Cette pratique est en voie de disparition en raison notamment du décès de plusieurs "maâlems" (maîtres) qui s'adonnaient à cette méthode, sans oublier la chute des quantités de poisson le long de la côté atlantique et l'éclosion de nouveaux moyens modernes dédiés à la pêche côtière.
Dérivée du mot portugais "Peixeira", "Lbachkira" représente un mur de pierres en forme de cercle, construit d'une manière spéciale par le biais de pierres marines qui permettent l'écoulement et le retrait des eaux en cas de marée haute ou basse, de sorte que les poissons de tous genres et de toutes formes restent encerclés à l'intérieur, ce qui facilite leur collecte par les propriétaires de ces "bachkirates" ou les marins chargés de leur surveillance.
Ces "bachkirates" permettaient à leurs propriétaires de collecter des quantités abondantes de poissons, ce qui les aidait à s'assurer les moyens de subvenir aux besoins de la vie quotidienne et de prendre en charge les frais de scolarité de leurs enfants. Ces mêmes propriétaires vendaient ces poissons et en distribuaient de grandes quantités à leurs connaissances, à leurs voisins et aux personnes démunies.

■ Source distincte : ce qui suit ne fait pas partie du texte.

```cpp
template <int K, int TR, bool EARLY = false>
__device__ __forceinline__ void jk3_rim_body(const JK3Args& a) {
    using MAP = jk3_rim_map<K>;
    constexpr int EX = 64, NW = MAP::NW, EY = MAP::EY, NCM = MAP::NLM, WI = MAP::WI, HY = MAP::HY;
    constexpr int IS = (EY + 1) * EX, PS = (K - 1) * IS;
    static_assert(CLS_W == 8, "table rows of eight doubles");
    static_assert(K >= 3 && NCM <= 4, "a wave's class bytes of a plane live in one register");
    static_assert(NCM * (K + 1) <= 64, "the fast-path flags live in one scalar register pair");
    static_assert(8 * ((K - 2) * IS + (NCM + 1) * EX) < 65536, "every LDS access of a step is `register + 16-bit immediate`");
    extern __shared__ double j2_smem[];
    double* const sT = j2_smem;
    const int lane = threadIdx.x & 63;
    const int wave = __builtin_amdgcn_readfirstlane((int)(threadIdx.x >> 6));

    unsigned id;
    {
        const unsigned b = blockIdx.x, xcd = b & 7u, j = b >> 3, ch = a.xcd_chunk;
        id = ((j / ch) * 8u + xcd) * ch + (j % ch);
    }
    if (id >= a.nitems) return;
    const unsigned ntile = (unsigned)(a.ntx * a.nty);
    const int nsa = (a.za1 - a.za0 + a.seglen - 1) / a.seglen;
    const int nsb = (a.zb1 - a.zb0 + a.seglen - 1) / a.seglen;
    const unsigned items_a = (unsigned)a.ta * (unsigned)(nsa + max(nsb, 0));
    unsigned tt;
    int z0, z1;
    if (id < items_a) {
        const int seg = (int)(id / (unsigned)a.ta);
        tt = id % (unsigned)a.ta;
        z0 = seg < nsa ? a.za0 + seg * a.seglen : a.zb0 + (seg - nsa) * a.seglen;
        z1 = min(seg < nsa ? a.za1 : a.zb1, z0 + a.seglen);
    } else {
        const unsigned j = id - items_a, tb = ntile - (unsigned)a.ta;
        tt = (unsigned)a.ta + j % tb;
        z0 = a.za0 + (int)(j / tb) * a.seglen_b;
        z1 = min(a.za1, z0 + a.seglen_b);
    }
    const int tiy = (int)(tt / (unsigned)a.ntx), tix = (int)(tt % (unsigned)a.ntx);
    if (z1 <= z0) return;
    const int tx0 = tix * WI - K, ty0 = tiy * HY - (K - 1);

    {
        const int nt = a.ncls * CLS_W;
        for (int i = threadIdx.x; i < nt; i += NW * WAVE) {
            double v = a.ctab[i];
            if ((i & (CLS_W - 1)) == CLS_W - 1) {
                const double d = a.ctab[i - 4];
                v = a.omega * (1.0 / (d != 0.0 ? d : 1.0));
            }
            sT[i] = v;
        }
        constexpr int NZ = (2 * (K - 1) * (EY + 1) + 1) * EX;
        for (int i = threadIdx.x; i < NZ; i += NW * WAVE) sT[TR * CLS_W + i] = 0.0;
    }
    const double m0 = a.cm[0], m1 = a.cm[1], m2 = a.cm[2], m3 = a.cm[3], m4 = a.cm[4], m5 = a.cm[5], m6 = a.cm[6];
    const double mcf = a.omega * (1.0 / (m3 != 0.0 ? m3 : 1.0));
    const int cmain = a.cmain;

    const int ey0 = MAP::first(wave);
    const int wkind = wave == 0 ? 1 : wave == NW - 1 ? 2 : 0;
    int bcur = 0, bprev = 0;
    int lbase = TR * CLS_W + ey0 * EX + lane;
    asm volatile("" : "+v"(lbase));
    auto limg = [&](int base, int t) -> double* { return j2_smem + base + (t - 1) * IS + EX; };
    unsigned inT = 0;
#pragma unroll
    for (int l = 0; l < NCM; ++l) {
        const int ey = ey0 + l;
        if (lane >= K && lane < EX - K && ey >= K - 1 && ey <= EY - K && tx0 + lane < a.nx && ty0 + ey < a.ny) inT |= 1u << l;
    }
    auto shof = [&](int l) -> int {
        const int64_t r = (int64_t)(ty0 + ey0 + l) * a.nx + (tx0 + (lbase & 63));
        return r < 0 ? -1 : (r >= a.P ? 1 : 0);
    };

    const int bias = 2 * a.nx + K + 2;
    const int xcl = a.nx + 1 - tx0;
    unsigned eo[NCM];
#pragma unroll
    for (int l = 0; l < NCM; ++l) {
        eo[l] = jk3_cell_offset(ty0 + ey0 + l, lane, a.nx, a.ny, tx0, xcl, bias);
        asm volatile("" : "+v"(eo[l]));
    }
    const unsigned eos = jk3_cell_offset(ty0 + ey0 - 1, lane, a.nx, a.ny, tx0, xcl, bias);
    const unsigned eon = jk3_cell_offset(ty0 + ey0 + MAP::lines(wave), lane, a.nx, a.ny, tx0, xcl, bias);
    const unsigned char* const clsb = jk3_class_base(a.cls, a.clead, bias);
// ... 203 lines not shown
        using KD = decltype(kind);
        constexpr int NL = KD::NL;
        double x0w[NL], x0e[NL];
        if (t == 1) {
#pragma unroll
            for (int l = 0; l < NL; ++l) { x0w[l] = jk3_from_west(X[l]); x0e[l] = jk3_from_east(X[l]); }
        }
#pragma unroll
        for (int l = 0; l < NL; ++l) {
            if (t > KD::cap(l)) continue;
            const int iw = l * EX;
            double ys, yw, yd, ye, yn;
            if (t == 1) {
                ys = l > 0 ? X[l > 0 ? l - 1 : l] : hS;
                yw = x0w[l]; yd = X[l]; ye = x0e[l];
                yn = l + 1 < NL ? X[l + 1 < NL ? l + 1 : l] : hN;
            } else {
                const double* const img = limg(bcur, t - 1);
                ys = img[iw - EX]; yw = img[iw - 1]; yd = img[iw]; ye = img[iw + 1]; yn = img[iw + EX];
            }
            const dvec2_t* const tr = reinterpret_cast<const dvec2_t*>(sT + CLS_W * cls_now(K - t, l));
            const dvec2_t t01 = tr[0], t23 = tr[1], t45 = tr[2];
            double s = acc[t - 1][l];
            s = fma(t01.y, ys, s);
            s = fma(t23.x, yw, s);
            s = fma(t23.y, yd, s);
            s = fma(t45.x, ye, s);
            s = fma(t45.y, yn, s);
            acc[t - 1][l] = s;
            __builtin_amdgcn_sched_barrier(0);
        }
    };

    auto step = [&](auto kind, const int k) __attribute__((always_inline)) {
        using KD = decltype(kind);
        constexpr int NL = KD::NL;
        constexpr unsigned long long ALLFAST = (1ull << (NL * (K + 1))) - 1ull;
        k_plane = k; k_store = k >= z0;
        bcur = lbase + (k & 1) * PS;
        bprev = lbase + ((k + 1) & 1) * PS;
        asm volatile("" : "+v"(bcur));
        asm volatile("" : "+v"(bprev));
        {
            const unsigned long long u = (unsigned long long)(a.out - bias + (int64_t)k * a.P);
            const unsigned lo = (unsigned)__builtin_amdgcn_readfirstlane((int)(unsigned)u);
            const unsigned hi = (unsigned)__builtin_amdgcn_readfirstlane((int)(unsigned)(u >> 32));
            k_out = (__attribute__((address_space(1))) char*)(((unsigned long long)hi << 32) | lo);
        }
#pragma unroll
        for (int l = 0; l < NL; ++l) asm volatile("" : "+v"(X[l]));
        const bool interior = interior_step(k);
        if (k == khi) {
            unsigned m = 0;
#pragma unroll
            for (int l = 0; l < NL; ++l)
                if (__builtin_amdgcn_readfirstlane((int)(__ballot(cls_of(0, l) != cmain) == 0ull))) m |= 1u << l;
            fast = 0;
#pragma unroll
            for (int j = 0; j < K; ++j) {
                fast |= (unsigned long long)m << (j * NL);
                cw[j] = cw[0];
            }
        }
        int form = kform;
        if (!interior) {
            unsigned m = 0;
// ... 10 lines not shown
            if ((a.plo > 0 || k >= 1) && (a.phi > 0 || k + K + 1 < a.nz)) {
                if (fast == ALLFAST) {
                    form = 0;
                } else {
                    bool same = true;
#pragma unroll
                    for (int j = 1; j <= K; ++j) same = same && cw[j] == cw[0];
                    if (__builtin_amdgcn_readfirstlane((int)(__ballot(!same) == 0ull))) form = 1;
                }
            }
        }
        if (a.force_form >= 0) form = a.force_form;
        if (form == 0) phase_a_fast(std::false_type{}, kind);
        else if (form == 1) phase_a_fast(std::true_type{}, kind);
        else phase_a_general(kind);
#pragma unroll
        for (int l = 0; l < NL; ++l) XP[l] = X[l];
#pragma unroll
        for (int l = 0; l < NL; ++l) {
#pragma unroll
            for (int j = 0; j + 1 < K; ++j) fr[j][l] = fr[j + 1][l];
            if (KD::cap(l) >= 2) asm volatile("" : "+v"(fr[K - 2][l]));
        }
        if (!interior) {
#pragma unroll
            for (int j = 0; j < K; ++j) cw[j] = cw[j + 1];
            fast >>= NL;
        }
        if constexpr (EARLY) {
            __builtin_amdgcn_sched_barrier(0);
            load_f_classes(kind, k + K + 1, k + K, interior_step(k + 1));
            __builtin_amdgcn_sched_barrier(0);
        }
        __syncthreads();
#pragma unroll
        for (int t = 1; t <= K; ++t) {
            if (form == 0) phase_b_fast(std::false_type{}, kind, t);
            else if (form == 1) phase_b_fast(std::true_type{}, kind, t);
            else phase_b_general(kind, t);
            __builtin_amdgcn_sched_barrier(0);
            if constexpr (!EARLY) load_slice(kind, t - 1, K, k + K + 1, k + K, interior_step(k + 1));
            else if (t == 1) load_x(kind, k + K + 1);
            __builtin_amdgcn_sched_barrier(0);
        }
    };

    auto march = [&](auto kind) __attribute__((always_inline)) {
        load_slice(kind, 0, 1, z0 - K, z0 - K - 1, false);
        __syncthreads();
        for (int k = z0 - 2 * K; k < z1; ++k) step(kind, k);
    };
    if (wkind == 0) march(jk3_rim_kind<K, 0>{});
    else if (wkind == 1) march(jk3_rim_kind<K, 1>{});
    else march(jk3_rim_kind<K, 2>{});
}

template <int K, int TR>
__global__ __attribute__((amdgpu_flat_work_group_size(16 * WAVE, 16 * WAVE), amdgpu_waves_per_eu(4, 4)))
void sdia_jacobikc_rim(JK3Args a) {
    jk3_rim_body<K, TR>(a);
}
template <int K, int TR>
__global__ __attribute__((amdgpu_flat_work_group_size(16 * WAVE, 16 * WAVE), amdgpu_waves_per_eu(4, 4)))
void sdia_jacobikc_finest_rim(JK3Args a) {
    jk3_rim_body<K, TR>(a);
}
template <int K, int TR>
__global__ __attribute__((amdgpu_flat_work_group_size(16 * WAVE, 16 * WAVE), amdgpu_waves_per_eu(4, 4)))
void sdia_jacobikc_rim_early(JK3Args a) {
    jk3_rim_body<K, TR, true>(a);
}
template <int K, int TR>
__global__ __attribute__((amdgpu_flat_work_group_size(16 * WAVE, 16 * WAVE), amdgpu_waves_per_eu(4, 4)))
void sdia_jacobikc_finest_rim_early(JK3Args a) {
    jk3_rim_body<K, TR, true>(a);
}

struct JK3WindowArgs {
    const unsigned char* cls;
    int64_t clead, P;
    int nx, ny, nz, ntx, nty;
    unsigned* most;
};

template <int K, int NW, int LPW>
__global__ __launch_bounds__(256) void jk3_escape_window(JK3WindowArgs a) {
    constexpr int EX = 64, EY = NW * LPW, WI = EX - 2 * K, HY = EY - 2 * K + 2, W = K + 2;
    __shared__ unsigned s_ring[W], s_plane;
    const int tiy = (int)(blockIdx.x / (unsigned)a.ntx), tix = (int)(blockIdx.x % (unsigned)a.ntx);
    const int tx0 = tix * WI - K, ty0 = tiy * HY - (K - 1), xcl = a.nx + 1 - tx0;
    unsigned win = 0u, best = 0u;
    for (int p = 0; p < a.nz; ++p) {
        if (threadIdx.x == 0) s_plane = 0u;
        __syncthreads();
        unsigned n = 0u;
        for (int i = threadIdx.x; i < EX * EY; i += 256) {
            const int ex = i % EX, line = ty0 + i / EX;
            if (ex > xcl || line < -2 || line > a.ny + 1) continue;
            const int64_t row = (int64_t)p * a.P + (int64_t)line * a.nx + tx0 + ex;
            n += a.cls[a.clead + row] == CLS_ESCAPE ? 1u : 0u;
        }
        if (n) atomicAdd(&s_plane, n);
        __syncthreads();
        if (threadIdx.x == 0) {
            win += s_plane - (p >= W ? s_ring[p % W] : 0u);
            s_ring[p % W] = s_plane;
            best = max(best, win);
        }
// ... 86 lines not shown
```

Measured before the change: 5.118 V-cycles/s.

A ce propos, Aboulkacem Chebri, archéologue et directeur du centre d'études et de recherches sur le patrimoine maroco-lusitanien (CERPML) au ministère de la culture, a affirmé dans une déclaration à "M24", la chaîne d'information en continu de la MAP, que "Lbachkira" dérivée de la langue portugaise, ou "El Setara" tirée du dialecte de Doukkala, est une technique de pêche propre à la région.
M. Chebri a expliqué que la technique de construction de ce genre de murs nécessite beaucoup de temps, car elle repose seulement sur l'utilisation des pierres afin de permettre le remplissage facile de ces endroits en eau en cas de marée haute et son écoulement en cas de marée basse, le mur étant de près de 1,5 M d'épaisseur.

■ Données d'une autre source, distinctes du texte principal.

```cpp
#pragma unroll
    for (int c = 0; c < NCH; ++c) {
        double x = accQ[c];
        if (LPS <= 8) x += lz_dpp<0x128>(x);
        if (LPS <= 16) x += __shfl_xor(x, 16);
        if (LPS <= 32) x += __shfl_xor(x, 32);
        accQ[c] = x;
    }
    __shared__ double wsumS[4][TP];
    __shared__ double wcostS[4];
    __shared__ int wfailS[4];
    {
        double cw = accCost;
        int fw = anyFail;
        for (int d = 32; d > 0; d >>= 1) { cw += __shfl_xor(cw, d); fw += __shfl_xor(fw, d); }
        if (lane == 0) { wcostS[tid >> 6] = cw; wfailS[tid >> 6] = fw; }
        if (lane < LPS) {
#pragma unroll
            for (int c = 0; c < NCH; ++c) wsumS[tid >> 6][tbase + c] = accQ[c];
        }
    }
    const DevView *pf = v.self;
    asm volatile("" : "+s"(pf));
    TailView tv{};
    int tpar = 0;
    if (TAIL) { tv = *pf->tailDev; tpar = pf->st->tail_par; }
    asm volatile("s_waitcnt lgkmcnt(0)\n\ts_barrier" ::: "memory");
    const int blockFail = wfailS[0] + wfailS[1] + wfailS[2] + wfailS[3];
    if (tid < LPS) {
#pragma unroll
        for (int c = 0; c < NCH; ++c) {
            const int t = tbase + c;
            if (!LZ_IN(c)) continue;
            const double sum = ((wsumS[0][t] + wsumS[1][t]) + wsumS[2][t]) + wsumS[3][t];
            if (TAIL && blockFail == 0) acc_add(tv, tpar, t, sum, tv.scaleInj);
            else if (LINES) pf->part_T[(size_t)t * pf->rowsT + it.row + 1] = sum;
            else pf->part_sinj_w[(size_t)blk * T + t] = sum;
        }
    }
    if (tid == 0) {
        const double cw = ((wcostS[0] + wcostS[1]) + wcostS[2]) + wcostS[3];
        if (TAIL && blockFail == 0) acc_add(tv, tpar, T, cw, tv.scaleCost);
        else pf->part_scost_w[blk] = cw;
        pf->item_fail[blk] = blockFail;
    }
    if (blockFail != 0) __syncthreads();
    return blockFail;
#undef LZ_IN
#undef LZ_TLAST
#undef LZ_KAP
#undef LZ_AA
#undef LZ_IA
#undef LZ_IDET
#undef LZ_S2
}

}
```

Before: 2.148 billion.

## Prefetch first storage rows and tail pointers before block barrier in lean body

The first repetition's storage rows (mc, pmax, emax, D, C, nu_prev) are loaded before the initial barrier, so their latency overlaps the price/imbalance loads and the synchronisation. Tail-view and output pointers are read early by one thread and parked in shared memory, which removes the dependent global pointer-chasing loads from the epilogue. Optional timeline stamps are added behind a compile flag. In exchange the kernel holds more live registers across the barrier, and the register-clobber trick used to reset the row registers after each iteration is fragile.

```diff
diff --git a/decentralopf.jl_amd/csrc/sto_lean.h b/decentralopf.jl_amd/csrc/sto_lean.h
--- a/decentralopf.jl_amd/csrc/sto_lean.h
+++ b/decentralopf.jl_amd/csrc/sto_lean.h
@@ -146,6 +146,20 @@
 {
     return sto_warm_body<LPS, NCH, true>(*self, blk, halt);
 }
+
+struct LzPark {
+    long long *acc;
+    double scaleInj, scaleCost;
+    double *part_sinj_w, *part_scost_w;
+    int *item_fail;
+    int accStride, tail_par;
+};
+
+#ifdef DOPF_BLOCK_STAMPS
+#define DOPF_LZ_STAMP(i) { if (threadIdx.x == 0 && blk < 4096) g_timeline[98304 + 8 * blk + (i)] = wall_clock64(); }
+#else
+#define DOPF_LZ_STAMP(i)
+#endif
 
 template <int LPS, int NCH, bool TAIL, bool LINES = false, bool FULLT = true>
 __device__ __forceinline__ int sto_lean_body(const DevView &v, const int blk, const int halt)
@@ -201,12 +215,54 @@
 #pragma unroll
     for (int c = 0; c < NCH; ++c) accQ[c] = 0.0;
     __shared__ double th0L[TP];
+    __shared__ LzPark parkL;
+    double mc, pm, em;
+    bool havenu;
+    double d0r[NCH], c0r[NCH], nur[NCH];
+#define LZ_LOAD_ROWS(sl_, live_)                                                          \
+    {                                                                                \
+        mc = v.sto_mc[sl_]; pm = v.sto_pmax[sl_]; em = v.sto_emax[sl_];              \
+        havenu = (live_) && v.nu_valid[sl_] != 0;                                    \
+        _Pragma("unroll")                                                            \
+        for (int c = 0; c < NCH; ++c) {                                              \
+            const unsigned eb = ((sl_) * (unsigned)T + (unsigned)(LZ_IN(c) ? tbase + c : 0)) * 8u; \
+            d0r[c] = *lz_at(v.D, eb); c0r[c] = *lz_at(v.C, eb);                      \
+            nur[c] = *lz_at(v.nu_prev, eb);                                          \
+            if (!LZ_IN(c)) { d0r[c] = 0.0; c0r[c] = 0.0; nur[c] = 0.0; }             \
+        }                                                                            \
+    }
     if (!LINES) {
+        double prc[NCH], imb[NCH];
+        LzPark pw{};
         if (tid < LPS) {
 #pragma unroll
-            for (int c = 0; c < NCH; ++c) th0L[tbase + c] = LZ_IN(c) ? v.price[it.node + N * (tbase + c)] + gam * v.s[tbase + c] : 0.0;
-        }
-        __syncthreads();
+            for (int c = 0; c < NCH; ++c) {
+                const int t = LZ_IN(c) ? tbase + c : 0;
+                prc[c] = v.price[it.node + N * t]; imb[c] = v.s[t];
+            }
+        }
+        if (tid == 64) {
+            if (TAIL) {
+                const TailView *tp = v.tail;
+                pw.acc = tp->acc; pw.accStride = tp->accStride; pw.scaleInj = tp->scaleInj; pw.scaleCost = tp->scaleCost;
+                pw.tail_par = v.st->tail_par;
+            }
+            pw.part_sinj_w = v.part_sinj_w; pw.part_scost_w = v.part_scost_w; pw.item_fail = v.item_fail;
+        }
+        asm volatile("" ::: "memory");
+        {
+            const int s0 = it.a0 + grp;
+            const unsigned sl0 = s0 < it.a1 ? (unsigned)s0 : (unsigned)it.a0;
+            LZ_LOAD_ROWS(sl0, s0 < it.a1)
+        }
+        asm volatile("" ::: "memory");
+        if (tid < LPS) {
+#pragma unroll
+            for (int c = 0; c < NCH; ++c) th0L[tbase + c] = LZ_IN(c) ? prc[c] + gam * imb[c] : 0.0;
+        }
+        if (tid == 64) parkL = pw;
+        DOPF_LZ_STAMP(0)
+        asm volatile("s_waitcnt lgkmcnt(0)\n\ts_barrier" ::: "memory");
     }
 #ifdef DOPF_STATS
     unsigned long long st_rounds = 0, st_newton = 0, st_short = 0;
@@ -216,19 +272,12 @@
         const int s = it.a0 + rep * NG + grp;
         const bool live = s < it.a1;
         const unsigned sl = live ? (unsigned)s : (unsigned)it.a0;
-        const double mc = v.sto_mc[sl], pm = v.sto_pmax[sl], em = v.sto_emax[sl];
-        const bool havenu = live && v.nu_valid[sl] != 0;
+        if (LINES || rep > 0) LZ_LOAD_ROWS(sl, live)
+#ifdef DOPF_BLOCK_STAMPS
+        if (rep == 0) { asm volatile("s_waitcnt vmcnt(0)" ::: "memory"); DOPF_LZ_STAMP(1) }
+#endif
         double A0[NCH], B0[NCH], nuv[NCH], dq[NCH];
         double run = 0.0;
-        double d0r[NCH], c0r[NCH], nur[NCH];
-#pragma unroll
-        for (int c = 0; c < NCH; ++c) {
-            const int t = tbase + c;
-            const unsigned eb = (sl * (unsigned)T + (unsigned)(LZ_IN(c) ? t : 0)) * 8u;
-            d0r[c] = *lz_at(v.D, eb); c0r[c] = *lz_at(v.C, eb);
-            nur[c] = *lz_at(v.nu_prev, eb);
-            if (!LZ_IN(c)) { d0r[c] = 0.0; c0r[c] = 0.0; nur[c] = 0.0; }
-        }
 #pragma unroll
         for (int c = 0; c < NCH; ++c) {
             const int t = tbase + c;
@@ -578,7 +627,13 @@
         if (live && first) { v.sto_fail[s] = good ? 0 : 1; if (good) v.nu_valid[s] = 1; }
         if (live && !good && first) anyFail += 1;
         __builtin_amdgcn_wave_barrier();
-    }
+        if (!LINES) {
+            havenu = false;
+#pragma unroll
+            for (int c = 0; c < NCH; ++c) asm volatile("" : "=v"(d0r[c]), "=v"(c0r[c]), "=v"(nur[c]));
+        }
+    }
+    DOPF_LZ_STAMP(2)
 #ifdef DOPF_STATS
     if (st_rounds) atomicAdd(&v.st->dbg_reason[0], st_rounds);
     if (st_newton) atomicAdd(&v.st->dbg_reason[1], st_newton);
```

Il a toutefois noté que la plupart de ces "bachkirates" ont disparu en raison de leur inexploitation et du décès d'un grand nombre de "maâlems" qui s'adonnaient à cette pratique ancestrale, relevant que certaines d'entre elles portent encore le nom de leurs propriétaires.
Dans une déclaration similaire, Mohammed Harroum, un habitant de la ville, a indiqué qu'il avait l'habitude de participer à la construction de ces murs pour la modeste somme d'un ou deux dirhams, voire même à leur entretien en cas d'effondrement à cause de la marée haute.
Il a ajouté que la zone s'étendant du quartier portugais à Sidi Bouzid comptait autrefois de nombreuses "bachkirates", dont les propriétaires étaient très actifs pendant cette période de l’année appelée "Lyali" (nuits froides) d’une durée de 40 jours, où ils réussissaient à collecter de grande quantité de poissons.
Il a par ailleurs déploré la disparition de cette technique due essentiellement à la baisse du stock de poissons en raison de la pollution résultant des eaux usées et de la prolifération des embarcations de pêche, dont le nombre avoisine actuellement les 2000, alors qu'El Jadida ne comptait auparavant que deux embarcations seulement.
Dans le même sens, Abderrahim Mehdad, un autre habitant de la ville, a déclaré qu'il avait côtoyé nombre de ces maîtres spécialisés dans la construction des "bachkirates", rappelant que le littoral d'El Jadida était connu pour son abondance en poissons.